Global associations between terrestrial producer and vertebrate consumer diversity.

In both ecology and conservation, often a strong positive association is assumed between the diversity of plants as primary producers and that of animals, specifically primary consumers. Such a relationship has been observed at small spatial scales, and a begetting of diversity by diversity is expected under various scenarios of co-evolution and co-adaptation. But positive producer-consumer richness relationships may also arise from similar associations with past opportunities for diversification or contemporary environmental conditions, or from emerging properties of plant diversity such as vegetation complexity or productivity. Here we assess whether the producer-consumer richness relationship generalizes from plot to regional scale and provide a first global test of its strength for vascular plants and endothermic vertebrates. We find strong positive richness associations, but only limited congruence of the most diverse regions. The richness of both primary and higher-level consumers increases with plant richness at similar strength and rate. Environmental conditions emerge as much stronger predictors of consumer richness, and after accounting for environmental differences little variation is explained by plant diversity. We conclude that biotic interactions and strong local associations between plants and consumers only relatively weakly scale up to broad geographical scales and to functionally diverse taxa, for which environmental constraints on richness dominate.
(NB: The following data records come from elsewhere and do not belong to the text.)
struct zr_session {
    Profiler prof;
    int device = 0;
    zr::Plan plan;
    float *weights = nullptr;
    std::vector<std::unique_ptr<Ctx>> pool;
    std::mutex pool_mu;
    size_t next = 0;

    Ctx *acquire() {
        std::lock_guard<std::mutex> g(pool_mu);
        for (size_t i = 0; i < pool.size(); i++) {
            Ctx *c = pool[(next + i) % pool.size()].get();
            if (c->mu.try_lock()) {
                const hipError_t q = hipEventQuery(c->done);
                if (q == hipSuccess) {
                    next = (next + i + 1) % pool.size();
                    return c;
                }
                if (q != hipErrorNotReady) (void)hipGetLastError();
                c->mu.unlock();
            }
        }
        if (pool.size() < 8) {
            auto c = std::make_unique<Ctx>();
            (void)hipSetDevice(device);
            if (hipEventCreateWithFlags(&c->done, hipEventDisableTiming) != hipSuccess) return nullptr;
            c->mu.lock();
            pool.push_back(std::move(c));
            return pool.back().get();
        }
        Ctx *c = pool[next].get();
        next = (next + 1) % pool.size();
        c->mu.lock();
        (void)hipEventSynchronize(c->done);
        return c;
    }

    zr_session() {
        SessionRegistry &r = sessions();
        std::lock_guard<std::mutex> g(r.mu);
        r.live.push_back(this);
    }
    ~zr_session() {
        {
            SessionRegistry &r = sessions();
            std::lock_guard<std::mutex> g(r.mu);
            r.live.erase(std::remove(r.live.begin(), r.live.end(), this), r.live.end());
        }
        pool.clear();
        (void)hipFree(weights);
    }
};

static void forget_stream(hipStream_t stream) {
    if (!stream) return;
    SessionRegistry &r = sessions();
    std::lock_guard<std::mutex> g(r.mu);
    for (zr_session *s : r.live) {
        std::lock_guard<std::mutex> pl(s->pool_mu);
        for (auto &c : s->pool) {
            std::lock_guard<std::mutex> cl(c->mu);
            if (c->done_on != stream || !c->done) continue;
            (void)hipEventSynchronize(c->done);
            hipEvent_t fresh = nullptr;
            if (hipEventCreateWithFlags(&fresh, hipEventDisableTiming) == hipSuccess) {
                (void)hipEventDestroy(c->done);
                c->done = fresh;
            }
            c->done_on = nullptr;
        }
    }
}

namespace {

struct CtxLock {
    Ctx *c;
    explicit CtxLock(Ctx *x) : c(x) {}
    ~CtxLock() {
        if (c) c->mu.unlock();
    }
};

int enqueue(zr_session *s, Ctx *c, int N, const float *input, int64_t in_sN, int64_t in_sC,
            float *const *outs, hipStream_t stream, const zr::PreprocParams *pre = nullptr,
            const int *d_nact = nullptr) {
    const int Ns = (N + 3) / 4 * 4;
    const size_t need = (size_t)s->plan.arena_per_image * (size_t)Ns;
    size_t largest = std::max(need, (size_t)(input ? in_sN : 0) * (size_t)N);
    for (const auto &o : s->plan.outputs) largest = std::max(largest, (size_t)o.per_image * (size_t)N);
    if (largest >= ((size_t)1 << 31))
        return set_err(ZR_ERR_INVALID_ARGUMENT, "batch too large: a tensor would exceed 2^31 elements; split it");
    if (int rc = grow(c->arena, c->arena_floats, need ? need : 1)) return rc;
    HIP_TRY(hipStreamWaitEvent(stream, c->done, 0));
    zr::Binding b;
    b.N = N;
    b.Ns = Ns;
    b.input = input;
    b.in_sN = in_sN;
    b.in_sC = in_sC;
    b.outputs = outs;
    b.arena = c->arena;
    b.weights = s->weights;
    b.pre = pre;
    b.nact = d_nact;
    {
        const bool prof = s->prof.on.load();
        std::unique_lock<std::mutex> pl(s->prof.mu, std::defer_lock);
        if (prof) pl.lock();
        zr::run_plan(s->plan, b, stream, prof ? &s->prof : nullptr);
    }
    HIP_TRY(hipGetLastError());
    HIP_TRY(hipEventRecord(c->done, stream));
    c->done_on = stream;
    return ZR_OK;
}

int ctx_stream(Ctx *c) {
    if (!c->stream) HIP_TRY(hipStreamCreateWithFlags(&c->stream, hipStreamNonBlocking));
    return ZR_OK;
}

int check_session(const zr_session *s) {
    if (!s) return set_err(ZR_ERR_INVALID_ARGUMENT, "null session");
    return ZR_OK;
}

int sync_outputs(zr_session *s, Ctx *c, size_t batch) {
    const auto &po = s->plan.outputs;
    c->outs.resize(po.size(), nullptr);
    c->outs_floats.resize(po.size(), 0);
    for (size_t i = 0; i < po.size(); i++)
        if (int rc = grow(c->outs[i], c->outs_floats[i], (size_t)po[i].per_image * batch)) return rc;
    return ZR_OK;
}
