@@ -693,7 +694,7 @@
                             prep.digest_stride = dstride;
                         }
                         if (take_lanes(lane_lock)) return 1;
-                        SQY_HIP(sqy::launch_lz4_dedupe_clear(static_cast<uint8_t*>(ws->dedupe.p) + ph_bytes, nch, static_cast<uint32_t*>(ws->plan.p), stream));
+                        clear = sqy::lz4_dedupe_clear_args(static_cast<uint8_t*>(ws->dedupe.p) + ph_bytes, nch, static_cast<uint32_t*>(ws->plan.p));
                         prep.dedupe_cleared = true;
                         if (stamps) stamps->stamp(CallStamps::clear_launched);
                     }
@@ -719,7 +720,7 @@
         }
         if (cur_elem == 2)
             SQY_TIMED("bitswap1_u16", sqy::launch_bitswap1_u16(reinterpret_cast<const uint16_t*>(cur), reinterpret_cast<uint16_t*>(out), cur_len, stream, ph,
-                                                               (uint32_t)gap_chunk, side.p, side.w, side.X, gap_chunk ? prep.digest : nullptr, prep.digest_stride));
+                                                               (uint32_t)gap_chunk, side.p, side.w, side.X, gap_chunk ? prep.digest : nullptr, prep.digest_stride, clear));
         else
             SQY_TIMED("bitswap1_u8", sqy::launch_bitswap1_u8(cur, out, cur_len, stream));
         if (chain) {
diff --git a/sqeazy_amd/csrc/sqy_kernels.h b/sqeazy_amd/csrc/sqy_kernels.h
--- a/sqeazy_amd/csrc/sqy_kernels.h
+++ b/sqeazy_amd/csrc/sqy_kernels.h
@@ -18,9 +18,15 @@
     const uint32_t* digest = nullptr;
     uint32_t digest_stride = 0;
 };
+struct Lz4DedupeClear {
+    uint64_t* tab_key = nullptr;
+    uint32_t* tab_val = nullptr;
+    uint32_t tab = 0;
+    uint32_t* zero_word = nullptr;
+};
 hipError_t launch_bitswap1_u16(const uint16_t* in, uint16_t* out, uint64_t len, hipStream_t stream, uint32_t* piece_hash = nullptr,
                                uint32_t gap_chunk = 0, const uint16_t* side = nullptr, uint32_t side_w = 0, uint32_t X = 0,
-                               uint32_t* digest = nullptr, uint32_t digest_stride = 0);
+                               uint32_t* digest = nullptr, uint32_t digest_stride = 0, Lz4DedupeClear clear = Lz4DedupeClear());
 void set_bitswap1_blocks_per_cu(long n);
 uint32_t lz4_noise_digest_stride(uint32_t chunk);
 uint64_t bitswap1_piece_hash_words(const void* in, const void* out, uint64_t len);
@@ -28,7 +34,7 @@
 hipError_t launch_lz4_dedupe(const uint8_t* in, uint64_t total, uint32_t chunk, const uint32_t* piece_hash, void* work,
                              uint32_t* dup_of, hipStream_t stream, uint64_t in_stride = 0, uint64_t* holes_map = nullptr,
                              bool table_is_clear = false, Lz4DedupeArgs* fused = nullptr);
-hipError_t launch_lz4_dedupe_clear(void* work, uint64_t nchunks, uint32_t* zero_word, hipStream_t stream);
+Lz4DedupeClear lz4_dedupe_clear_args(void* work, uint64_t nchunks, uint32_t* zero_word);
 uint64_t lz4_holes_map_bytes(uint64_t nchunks, uint32_t chunk);
 hipError_t launch_bitswap1_u8(const uint8_t* in, uint8_t* out, uint64_t len, hipStream_t stream);
 
diff --git a/sqeazy_amd/csrc/sqy_kernels.hip b/sqeazy_amd/csrc/sqy_kernels.hip
--- a/sqeazy_amd/csrc/sqy_kernels.hip
+++ b/sqeazy_amd/csrc/sqy_kernels.hip
@@ -130,42 +130,60 @@
 }
 
 __device__ __forceinline__ uint32_t lz4_hash5_32(uint32_t lo, uint32_t byte4);
-template <bool GAP>
+#ifndef SQY_EXP_BSW_LOADS
+#define SQY_EXP_BSW_LOADS 0
+#endif
+__device__ __forceinline__ void rows4x4_swap(v4u& a0, v4u& a1, v4u& a2, v4u& a3)
+{
+#pragma unroll
+    for (int d = 0; d < 4; ++d) {
+        const auto p02 = __builtin_amdgcn_permlane32_swap(a0[d], a2[d], false, false);
+        const auto p13 = __builtin_amdgcn_permlane32_swap(a1[d], a3[d], false, false);
+        const auto q01 = __builtin_amdgcn_permlane16_swap(p02[0], p13[0], false, false);
+        const auto q23 = __builtin_amdgcn_permlane16_swap(p02[1], p13[1], false, false);
+        a0[d] = q01[0]; a1[d] = q01[1]; a2[d] = q23[0]; a3[d] = q23[1];
+    }
+}
+template <bool GAP, bool SIDE>
 __global__ __launch_bounds__(256)
 void bitswap1_u16_regs(const uint16_t* __restrict__ in, uint16_t* __restrict__ out, uint64_t n_tiles, uint64_t seg_words,
                        uint32_t* __restrict__ piece_hash, uint32_t gap_shift, const uint16_t* __restrict__ side, uint32_t side_w, uint32_t X,
-                       uint32_t* __restrict__ digest, uint32_t digest_stride)
+                       uint32_t* __restrict__ digest, uint32_t digest_stride,
+                       uint64_t* __restrict__ tab_key, uint32_t* __restrict__ tab_val, uint32_t tab, uint32_t* __restrict__ zero_word)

Global diversity of island floras from a macroecological perspective.

Islands harbour a significant portion of all plant species worldwide. Their biota are often characterized by narrow distributions and are particularly susceptible to biological invasions and climate change. To date, the global richness pattern of islands is only poorly documented and factors causing differences in species numbers remain controversial. Here, we present the first global analysis of 488 island and 970 mainland floras. We test the relationship between island characteristics (area, isolation, topography, climate and geology) and species richness using traditional and spatial models. Area is the strongest determinant of island species numbers (R(2) = 0.66) but a weaker predictor for mainlands (R(2) = 0.25). Multivariate analyses reveal that all investigated variables significantly contribute to insular species richness with area being the strongest followed by isolation, temperature and precipitation with about equally strong effects. Elevation and island geology show relatively weak yet significant effects. Together these variables account for 85% of the global variation in species richness.